It all starts with a phone call to our Administrative staff who can answer your questions and take you through our intake process. You do not need a medical referral to access any of our services. We do not have a waitlist and will schedule your child’s session on the next available appointment time.

Do I need a consultation before I start one to one therapy?

A consultation is a time for the therapist and the caregiver/child to speak openly about their most pressing concerns, and for the therapist to collect key information that can be used in the development of the steps in the family’s journey with our clinic.  It can play an important role in determining what the best next steps are for the child and the family.  It is a great advantage to have a consultation before starting one to one therapy. Sometimes families will be referred to us, by another professional, needing a very prescriptive, standardized test to be completed. In these rare cases, we may decide to not complete a consultation and start the assessment/testing right away.

What is an assessment?

This is a formal time with the therapist using standardized tests to determine the child’s level of function and abilities. After the assessment with the child has been completed, a meeting with parents will be scheduled to discuss the results of the assessment. These results, along with the parent/child’s input, will determine the child’s treatment plan. A document with the results of the assessment will be provided to the parent.

What does a virtual consultation entail?

This is an initial session between the therapist and the parent/caregiver, to determine the recommended next steps to support the child and the family. A treatment plan and program suggestions are discussed at this time. A written document is not included with a consultation.

What can I bring to my child’s session or assessment?

For most services, it is only recommended to bring a water bottle for your child to have in session. If you are attending a Psychology Assessment you can also bring a small snack as these assessments last between 2-3 hours. If you are attending an OT Feeding session, your therapist will give direction on what foods to bring with you. Please remember that we are a PEANUT FREE clinic.

Can I book appointments online?

Yes, existing clients will be able to book appointments online with their therapist using our Janne App program. Your profile will be set-up at the time of your child’s intake. When booking with a TA or CDA, please make sure you are booking appointments that are supervised by your supervising OT, PT or SLP. All new clients will not be able to book a consultation or assessment online, please call our office in order to schedule these appointments.

How do I cancel an appointment?

To cancel an appointment, we ask that you contact our Administration staff, during business hours, at 705-792-5272.  By speaking to them directly, you have the opportunity to rebook the session you are canceling.  You may also choose to add your child’s name to a therapist’s  cancellation list, so that you can be called for an appointment as one becomes available.

Charging cancellation fees, for a cancellation notice less than 24 hours, is a very common business practice.  

Our therapy staff prepare in advance, and space and time is reserved for your child’s session.  

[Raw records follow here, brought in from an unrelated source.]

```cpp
hipError_t launch_slice_fill_noise(float *dz, int steps, int C, int D, uint64_t seed, uint64_t walker_offset, hipStream_t st) {
    hipLaunchKernelGGL(slice_fill_noise_kernel, dim3(256), dim3(256), 0, st, dz, steps, C, D, seed, walker_offset);
    return hipGetLastError();
}

int solo_walkers_per_group(int C, int num_cu) {
    static const int pinned = [] { const char *e = getenv("NNEST_SOLO_WPG"); return e ? atoi(e) : 0; }();
    for (int wpg = 4; wpg <= 12; wpg += 4) {
        if (pinned && wpg != pinned) continue;
        if ((C + wpg - 1) / wpg + 1 <= num_cu) return wpg;
    }
    return 0;
}

bool solo_form_eligible(const MhArgs &a, int num_cu) {
    const FlowShape &s = a.s;
    if (s.H != 16 || s.B != 3 || s.L != 1 || s.scale_mode != 0 || s.NT < 1 || s.NT > 4) return false;
    if (a.flags & NNEST_MH_DYNAMIC_STEP) return false;
    if ((a.flags & NNEST_MH_DYNAMIC_BATCH) && (mh_flag_lag(a.flags) == 1 || mh_flag_lag(a.flags) == 2)) return false;
    const int wpg = solo_walkers_per_group(a.C, num_cu);
    if (wpg != 4 && (a.noise_dz || a.hist_x || a.hist_logl)) return false;
    return wpg != 0;
}

template <int U, bool DBG, int LK, int WPG>
static hipError_t launch_solo_k(const MhArgs &a, hipStream_t st) {
    const int batch = (a.flags & NNEST_MH_DYNAMIC_BATCH) ? 1 : 0;
    const int grid = (a.C + WPG - 1) / WPG + batch;
    const size_t lds = solo_lds_weights<U, WPG>() ? (size_t)3 * SOLO4_NF * 64 * sizeof(float) : 0;
    hipError_t e = hipFuncSetAttribute(reinterpret_cast<const void *>(mh_kernel_solo<U, DBG, LK, WPG>),
                                       hipFuncAttributeMaxDynamicSharedMemorySize, (int)lds);
    if (e != hipSuccess) return e;
    hipLaunchKernelGGL((mh_kernel_solo<U, DBG, LK, WPG>), dim3(grid), dim3(64 * (WPG + 2)), lds, st, a);
    return hipGetLastError();
}
template <int U, bool DBG, int LK>
static hipError_t launch_solo_w(const MhArgs &a, int wpg, hipStream_t st) {
    if (wpg == 4) return launch_solo_k<U, DBG, LK, 4>(a, st);
    if constexpr (!DBG) {
        if (wpg == 8) return launch_solo_k<U, DBG, LK, 8>(a, st);
        if (wpg == 12) return launch_solo_k<U, DBG, LK, 12>(a, st);
    }
    return hipErrorInvalidConfiguration;
}

hipError_t launch_mh_solo(const MhArgs &a_in, int num_cu, hipStream_t st) {
    MhArgs a = a_in;
    static const bool window_votes = [] { const char *e = getenv("NNEST_SOLO_VOTE"); return e && !strcmp(e, "window"); }();
    if (window_votes) a.flags |= NNEST_MH_WINDOW_VOTES_ONLY;
    const bool dbg = a.noise_dz || a.hist_x || a.hist_logl;
    const int wpg = solo_walkers_per_group(a.C, num_cu);
    if (!dbg && a.like.id == NNEST_LIKE_ROSENBROCK) {
        if (a.s.NT == 1) return launch_solo_w<1, false, NNEST_LIKE_ROSENBROCK>(a, wpg, st);
        if (a.s.NT == 2) return launch_solo_w<2, false, NNEST_LIKE_ROSENBROCK>(a, wpg, st);
        if (a.s.NT == 3) return launch_solo_w<3, false, NNEST_LIKE_ROSENBROCK>(a, wpg, st);
        if (a.s.NT == 4) return launch_solo_w<4, false, NNEST_LIKE_ROSENBROCK>(a, wpg, st);
    }
    switch (a.s.NT) {
        case 1: return dbg ? launch_solo_w<1, true, -1>(a, wpg, st) : launch_solo_w<1, false, -1>(a, wpg, st);
        case 2: return dbg ? launch_solo_w<2, true, -1>(a, wpg, st) : launch_solo_w<2, false, -1>(a, wpg, st);
        case 3: return dbg ? launch_solo_w<3, true, -1>(a, wpg, st) : launch_solo_w<3, false, -1>(a, wpg, st);
        case 4: return dbg ? launch_solo_w<4, true, -1>(a, wpg, st) : launch_solo_w<4, false, -1>(a, wpg, st);
    }
    return hipErrorInvalidConfiguration;
}

}
```

Measured before the change: 1.052 billion.

## Post warmup votes early per tile and poll both vote outcomes speculatively

During warmup, each walker wave adds its accept bits for both candidate scales into a workgroup-shared counter as soon as its proposals finish. The last wave to arrive posts a packed word with up/down counts to the global sync buffer, instead of waiting for a barrier and having lane 0 sum the LDS array. The coordinating wave precomputes both candidate next-scale values and issues vote reads with asm global loads, using a DPP shard reduction and a fast path when the first read already shows all tiles. This shortens the cross-workgroup vote critical path. The cost is limiting C to 65535 walkers and adding inline asm fragility.

```diff
diff --git a/nnest_amd/csrc/mh_common.h b/nnest_amd/csrc/mh_common.h
--- a/nnest_amd/csrc/mh_common.h
+++ b/nnest_amd/csrc/mh_common.h
@@ -96,9 +96,12 @@
     }
 };
 
+__device__ __forceinline__ void mh_sync_post_word(unsigned long long *sync, int it, int wg, unsigned long long word) {
+    unsigned long long *w = sync + ((size_t)it * MH_SYNC_SHARDS + (wg & (MH_SYNC_SHARDS - 1))) * MH_SYNC_STRIDE;
+    __hip_atomic_fetch_add(w, word, __ATOMIC_RELAXED, __HIP_MEMORY_SCOPE_AGENT);
+}
 __device__ __forceinline__ void mh_sync_post(unsigned long long *sync, int it, int wg, int accepted) {
-    unsigned long long *w = sync + ((size_t)it * MH_SYNC_SHARDS + (wg & (MH_SYNC_SHARDS - 1))) * MH_SYNC_STRIDE;
-    __hip_atomic_fetch_add(w, (1ull << 32) | (unsigned long long)(unsigned)accepted, __ATOMIC_RELAXED, __HIP_MEMORY_SCOPE_AGENT);
+    mh_sync_post_word(sync, it, wg, (1ull << 32) | (unsigned long long)(unsigned)accepted);
 }
 __device__ __forceinline__ unsigned long long mh_sync_read(const unsigned long long *sync, int it) {
     const unsigned long long *w = sync + (size_t)it * MH_SYNC_SHARDS * MH_SYNC_STRIDE;
@@ -114,7 +117,7 @@
 __device__ __forceinline__ void mh_sync_fail(int *err, int which = 1) {
     if (err) __hip_atomic_store(err, which, __ATOMIC_RELAXED, __HIP_MEMORY_SCOPE_AGENT);
 }
-__device__ __forceinline__ int mh_sync_total(const unsigned long long *sync, int it, int nwg, unsigned long long first, int *err) {
+__device__ __forceinline__ unsigned long long mh_sync_total_word(const unsigned long long *sync, int it, int nwg, unsigned long long first, int *err) {
     unsigned long long s = first;
     int polls = 0;
     while ((int)(s >> 32) != nwg) {
@@ -126,7 +129,10 @@
         __builtin_amdgcn_s_sleep(2);
         s = mh_sync_read(sync, it);
     }
-    return (int)(s & 0xffffffffull);
+    return s;
+}
+__device__ __forceinline__ int mh_sync_total(const unsigned long long *sync, int it, int nwg, unsigned long long first, int *err) {
+    return (int)(mh_sync_total_word(sync, it, nwg, first, err) & 0xffffffffull);
 }
 
 __device__ __forceinline__ void mh_sync_publisher(unsigned long long *sync, int steps, int last_step, int nwg, int nwalkers, int lane, int *err) {
diff --git a/nnest_amd/csrc/nnest_solo.hip b/nnest_amd/csrc/nnest_solo.hip
--- a/nnest_amd/csrc/nnest_solo.hip
+++ b/nnest_amd/csrc/nnest_solo.hip
@@ -5,6 +5,7 @@
 #include "solo_loglike.h"
 #include "solo_schedule.h"
 #include "solo_tile.h"
+#include "solo_votes.h"
 
 namespace nnest {
 
@@ -14,10 +15,15 @@
 #ifndef NNEST_STAMP_STEPS
 #undef STAMP
 #define STAMP(v) do { } while (0)
+#define STAMP_DRAINED(v) do { } while (0)
+#else
+#define STAMP_DRAINED(v) PSTAMP_DRAINED(v)
+#define SOLO_STAMP_VOTES 1
 #endif
 #else
 #define PSTAMP(v) do { } while (0)
 #define PSTAMP_DRAINED(v) do { } while (0)
+#define STAMP_DRAINED(v) do { } while (0)
 #endif
 
 static constexpr int SOLO_ETAB = 1024;
@@ -95,6 +101,17 @@
 }
 #pragma clang fp contract(fast)
 
+static __device__ __forceinline__ unsigned solo_sum8(unsigned v) {
+    v += (unsigned)__builtin_amdgcn_update_dpp(0, (int)v, 0xB1, 0xf, 0xf, true);
+    v += (unsigned)__builtin_amdgcn_update_dpp(0, (int)v, 0x4E, 0xf, 0xf, true);
+    v += (unsigned)__builtin_amdgcn_update_dpp(0, (int)v, 0x141, 0xf, 0xf, true);
+    return v;
+}
+static __device__ __forceinline__ unsigned long long solo_shard_sum(unsigned long long q) {
+    const unsigned lo = solo_sum8((unsigned)q), hi = solo_sum8((unsigned)(q >> 32));
+    return ((unsigned long long)(unsigned)__builtin_amdgcn_readfirstlane((int)hi) << 32) | (unsigned long long)(unsigned)__builtin_amdgcn_readfirstlane((int)lo);
+}
+
 enum { MH_SOLO_LAG_INTERNAL = 8 };
 template <int U, bool DBG, int LK, int WPG>
 __global__ void __launch_bounds__(64 * (WPG + 2)) mh_kernel_solo(MhArgs a) {
@@ -107,6 +124,8 @@
     __shared__ float fs_exact;
     __shared__ float fs_cand[2];
     __shared__ int vote_sel;
+    __shared__ unsigned tile_votes;
+    static_assert(WPG <= SOLO_VOTES_MAX_TILE, "the tile's word counts its waves in 8-bit fields");
     __shared__ double etab[SOLO_ETAB];
     __shared__ __attribute__((aligned(16))) float x0buf[WPG][16][2 * U];
 
@@ -166,6 +185,7 @@
     PSTAMP(p1);
     if (dynamic && use_tab)
         for (int k = threadIdx.x; k < S + 2; k += blockDim.x) etab[k] = solo_etab_dev[k];
+    if (threadIdx.x == 0) tile_votes = 0u;
     PSTAMP(p2);
     __syncthreads();
     PSTAMP(p3);
@@ -300,6 +320,11 @@
                 if (acc < rej) sc /= E(rej);
                 return sc;
             };
+            unsigned long long v_a = 0, v_q0 = 0, v_q1 = 0, v_first = 0, v_known = 0, v_b = 0;
+            unsigned long long vs_q0 = 0, vs_q1 = 0, vs_first = 0, vs_known = 0, vs_b = 0;
+            int vn_votes = 0, vn_polls = 0, vh1 = 0, vh2 = 0, vh3 = 0, vh4 = 0;
+            (void)v_a; (void)v_q0; (void)v_q1; (void)v_first; (void)v_known; (void)v_b; (void)vs_q0; (void)vs_q1; (void)vs_first; (void)vs_known; (void)vs_b;
+            (void)vn_votes; (void)vn_polls; (void)vh1; (void)vh2; (void)vh3; (void)vh4;
             if (lane == 0) {
                 fsbuf[0] = (float)scale;
                 fs_cand[0] = (float)next_scale(accept + 1, reject, scale);
@@ -308,29 +333,100 @@
             solo_barrier();
             if (lane == 0) fsbuf[1] = (float)scale;
             solo_barrier();
+            bool prev_up = true;
+            unsigned long long qv0 = 0, qv1 = 0;
+            const unsigned long long *vbase = a.sync + (size_t)(lane & (MH_SYNC_SHARDS - 1)) * MH_SYNC_STRIDE;
+#define SOLO_VOTE_REQUEST(q_, k_) asm volatile("global_load_dwordx2 %0, %1, off sc1" : "=v"(q_) : "v"(vbase + (size_t)(k_) * MH_SYNC_SHARDS * MH_SYNC_STRIDE) : "memory")
+#define SOLO_VOTE_LANDED(n_) asm volatile("s_waitcnt vmcnt(" #n_ ")" : "+v"(qv0), "+v"(qv1) : : "memory")
+            STAMP(v_b);
             for (int k = 1; k <= warm; ++k) {
+                SOLO_VOTE_LANDED(0);
                 solo_barrier();
+                STAMP(v_a);
                 if (lane == 0) {
-                    const int *ac = acc_lds[k & 1];
-                    int acs = 0;
-#pragma unroll
-                    for (int w_ = 0; w_ < WPG; ++w_) acs += ac[w_];
-                    mh_sync_post(a.sync, k, tile, acs);
+                    if (!direct_votes) {
+                        const int *ac = acc_lds[k & 1];
+                        int acs = 0;
+#pragma unroll
+                        for (int w_ = 0; w_ < WPG; ++w_) acs += ac[w_];
+                        mh_sync_post(a.sync, k, tile, acs);
+                    }
                     fsbuf[(k + 1) & 1] = (float)scale;
                 }
                 solo_barrier();
-                const bool up = direct_votes ? 2 * mh_sync_total(a.sync, k, ntiles, 0ull, a.sync_err) > C
-                                             : mh_window_vote(a.sync, S, k, tile, 0ull, a.sync_err);
+                const double s_up = next_scale(accept + 1, reject, scale), s_dn = next_scale(accept, reject + 1, scale);
+                const float c_uu = (float)next_scale(accept + 2, reject, s_up), c_ud = (float)next_scale(accept + 1, reject + 1, s_up);
+                STAMP(v_q0);
+                if (direct_votes) {
+                    asm volatile("" : : "v"(c_uu), "v"(c_ud) : "memory");
+                    SOLO_VOTE_REQUEST(qv0, k);
+                }
+                const float c_du = (float)next_scale(accept + 1, reject + 1, s_dn), c_dd = (float)next_scale(accept, reject + 2, s_dn);
+                bool up;
+                if (direct_votes) {
+                    asm volatile("" : : "v"(c_du), "v"(c_dd) : "memory");
+                    STAMP(v_q1);
+                    SOLO_VOTE_REQUEST(qv1, k);
+                    SOLO_VOTE_LANDED(1);
+                    STAMP(v_first);
+                    unsigned long long word = solo_shard_sum(qv0);
+                    int polls = 1;
+                    if (solo_votes_tiles(word) != ntiles) {
+                        SOLO_VOTE_LANDED(0);
+                        word = solo_shard_sum(qv1);
+                        polls = 2;
+                        int misses = 0;
+                        while (solo_votes_tiles(word) != ntiles) {
+                            if (++misses > MH_SYNC_MAX_POLLS) {
+                                mh_sync_fail(a.sync_err);
+                                break;
+                            }
+                            __builtin_amdgcn_s_sleep(2);
+                            SOLO_VOTE_REQUEST(qv0, k);
+                            const bool failed = (misses & 255) == 1 && mh_sync_failed(a.sync_err);
+                            SOLO_VOTE_LANDED(0);
+                            word = solo_shard_sum(qv0);
+                            polls += 1;
+                            if (failed) break;
+                        }
+                    }
+                    (void)polls;
+#ifdef SOLO_STAMP_VOTES
+                    vn_polls += polls; vh1 += polls == 1; vh2 += polls == 2; vh3 += polls == 3; vh4 += polls >= 4;
+#endif
+                    up = solo_votes_up(word, prev_up, C);
+                } else {
+                    up = mh_window_vote(a.sync, S, k, tile, 0ull, a.sync_err);
+                }
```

We do understand the impact of illness on your families, and that it is not always possible to provide a great deal of notice to us when it strikes, however the consequence is still felt by our clinic and staff, therefore a cancellation fee is necessary.

How much does each session cost?

Our fees can be found on our “How It Works” page. Go to page HERE

Why do I have to pay for reports?

Following an assessment, reports are often required to provide the caregiver with details of the assessment and testing that was administered.  These reports involve the therapist’s time in scoring parts of the assessment, and providing information in the report that can be shared with other disciplines and professionals.  Because the process of pulling the report together can be detailed and time consuming, the caregiver will pay an additional amount for the report.

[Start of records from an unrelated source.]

__global__ __launch_bounds__(128) void k_pair_epilogue(int P, const int* __restrict__ pair_blk_start,
                                                       const double* __restrict__ partials,
                                                       const double* __restrict__ pair_tab, double* __restrict__ out) {
  const int p = blockIdx.x;
  __shared__ double S[6][6], gv[6], Dr[6][6], Dn[6][6], cost;
  __shared__ double tot[PVLM_PARTIAL];
  const int t = threadIdx.x;
  if (t < PVLM_PARTIAL) {
    double s = 0.0;
    for (int b = pair_blk_start[p]; b < pair_blk_start[p + 1]; ++b) s += partials[(size_t)b * PVLM_PARTIAL + t];
    tot[t] = s;
  }
  if (t < 36) {
    const int i = t / 6, j = t % 6;
    const double* T = pair_tab + (size_t)p * PVLM_PAIR_TAB;
    double dr = 0.0, dn = 0.0;
    if (i < 3 && j < 3) { dr = T[15 + i * 3 + j]; dn = T[24 + i * 3 + j]; }
    else if (i >= 3 && j >= 3) { dr = (i == j) ? 1.0 : 0.0; dn = -T[(i - 3) * 3 + (j - 3)]; }
    Dr[i][j] = dr; Dn[i][j] = dn;
  }
  __syncthreads();
  if (t < 36) {
    const int i = t / 6, j = t % 6;
    const int a = i < j ? i : j, b = i < j ? j : i;
    S[i][j] = tot[a * 6 - a * (a - 1) / 2 + (b - a)];
  }
  if (t < 6) gv[t] = tot[21 + t];
  if (t == 0) cost = tot[27];
  __syncthreads();
  double* o = out + (size_t)p * PVLM_PAIR_BLOCK;
  if (t < 108) {
    const int blk = t / 36, i = (t % 36) / 6, j = t % 6;
    const double(*L)[6] = (blk == 2) ? Dn : Dr;
    const double(*Rm)[6] = (blk == 0) ? Dr : Dn;
    double s = 0.0;
    for (int a = 0; a < 6; ++a) {
      double u = 0.0;
      for (int b = 0; b < 6; ++b) u += S[a][b] * Rm[b][j];
      s += L[a][i] * u;
    }
    o[t] = s;
  } else if (t < 120) {
    const int i = (t - 108) % 6;
    const double(*L)[6] = (t < 114) ? Dr : Dn;
    double s = 0.0;
    for (int a = 0; a < 6; ++a) s += L[a][i] * gv[a];
    o[t] = s;
  } else if (t == 120) {
    o[120] = cost;
  }
}

__global__ void k_neq_gather(int n_poses, int n_upairs, const int* __restrict__ diag_off, const int* __restrict__ diag_items,
                             const int* __restrict__ off_off, const int* __restrict__ off_items,
                             const double* __restrict__ pair_blocks, int P, int zero_first, double* __restrict__ packed) {
  const int b = blockIdx.x, t = threadIdx.x;
  double* Hd = packed;
  double* Ho = packed + (size_t)n_poses * 36;
  double* g = Ho + (size_t)n_upairs * 36;
  double* cost = g + (size_t)n_poses * 6;
  if (b < n_poses) {
    if (t < 42) {
      double s = 0.0;
      for (int k = diag_off[b]; k < diag_off[b + 1]; ++k) {
        const int it = diag_items[k];
        const double* pb = pair_blocks + (size_t)(it >> 1) * PVLM_PAIR_BLOCK;
        const int role = it & 1;
        s += (t < 36) ? pb[(role ? 72 : 0) + t] : pb[108 + (role ? 6 : 0) + (t - 36)];
      }
      double* dst = (t < 36) ? &Hd[(size_t)b * 36 + t] : &g[(size_t)b * 6 + (t - 36)];
      *dst = zero_first ? s : (*dst + s);
    }
  } else if (b < n_poses + n_upairs) {
    const int u = b - n_poses;
    if (t < 36) {
      const int i = t / 6, j = t % 6;
      double s = 0.0;
      for (int k = off_off[u]; k < off_off[u + 1]; ++k) {
        const int it = off_items[k];
        const double* pb = pair_blocks + (size_t)(it >> 1) * PVLM_PAIR_BLOCK + 36;
        s += (it & 1) ? pb[j * 6 + i] : pb[t];
      }
      double* dst = &Ho[(size_t)u * 36 + t];
      *dst = zero_first ? s : (*dst + s);
    }
  } else {
    __shared__ double red[256];
    double s = 0.0;
    for (int p = t; p < P; p += 256) s += pair_blocks[(size_t)p * PVLM_PAIR_BLOCK + 120];
    red[t] = s;
    __syncthreads();
    for (int w = 128; w > 0; w >>= 1) { if (t < w) red[t] += red[t + w]; __syncthreads(); }
    if (t == 0) *cost = zero_first ? red[0] : (*cost + red[0]);
  }
}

How does LSCTS communicate with our families?

We believe that our relationship with the families we serve is very important.  We make sure that we communicate by email, any overall changes that affect our clients and their families.  This could include staffing or scheduling changes. Before every therapy session, the family will receive a reminder email of the appointment date and time. Every 2-3 months we produce a Newsletter for our families, focusing on clinic highlights and upcoming events. Our Administration staff are available during clinic business hours to answer any questions in person or by email.

What is Jane?

Jane is our scheduling and booking program for the clinic. Jane allows clients to create a profile for their child and manage appointments, invoices, payments and documentation from the client profile. When you complete your child’s intake, you will be prompted to create a profile for your child. Jane also allows you to manage all your family profiles from one login. You will also be able to integrate your personal calendar to your scheduled appointments through Jane. If you have further questions, please see our resources page or contact our office.

How to leave a Facebook review?

To leave us a Facebook review, you can use the link below. You will be required to log into Facebook first, and then be directed immediately to our review page.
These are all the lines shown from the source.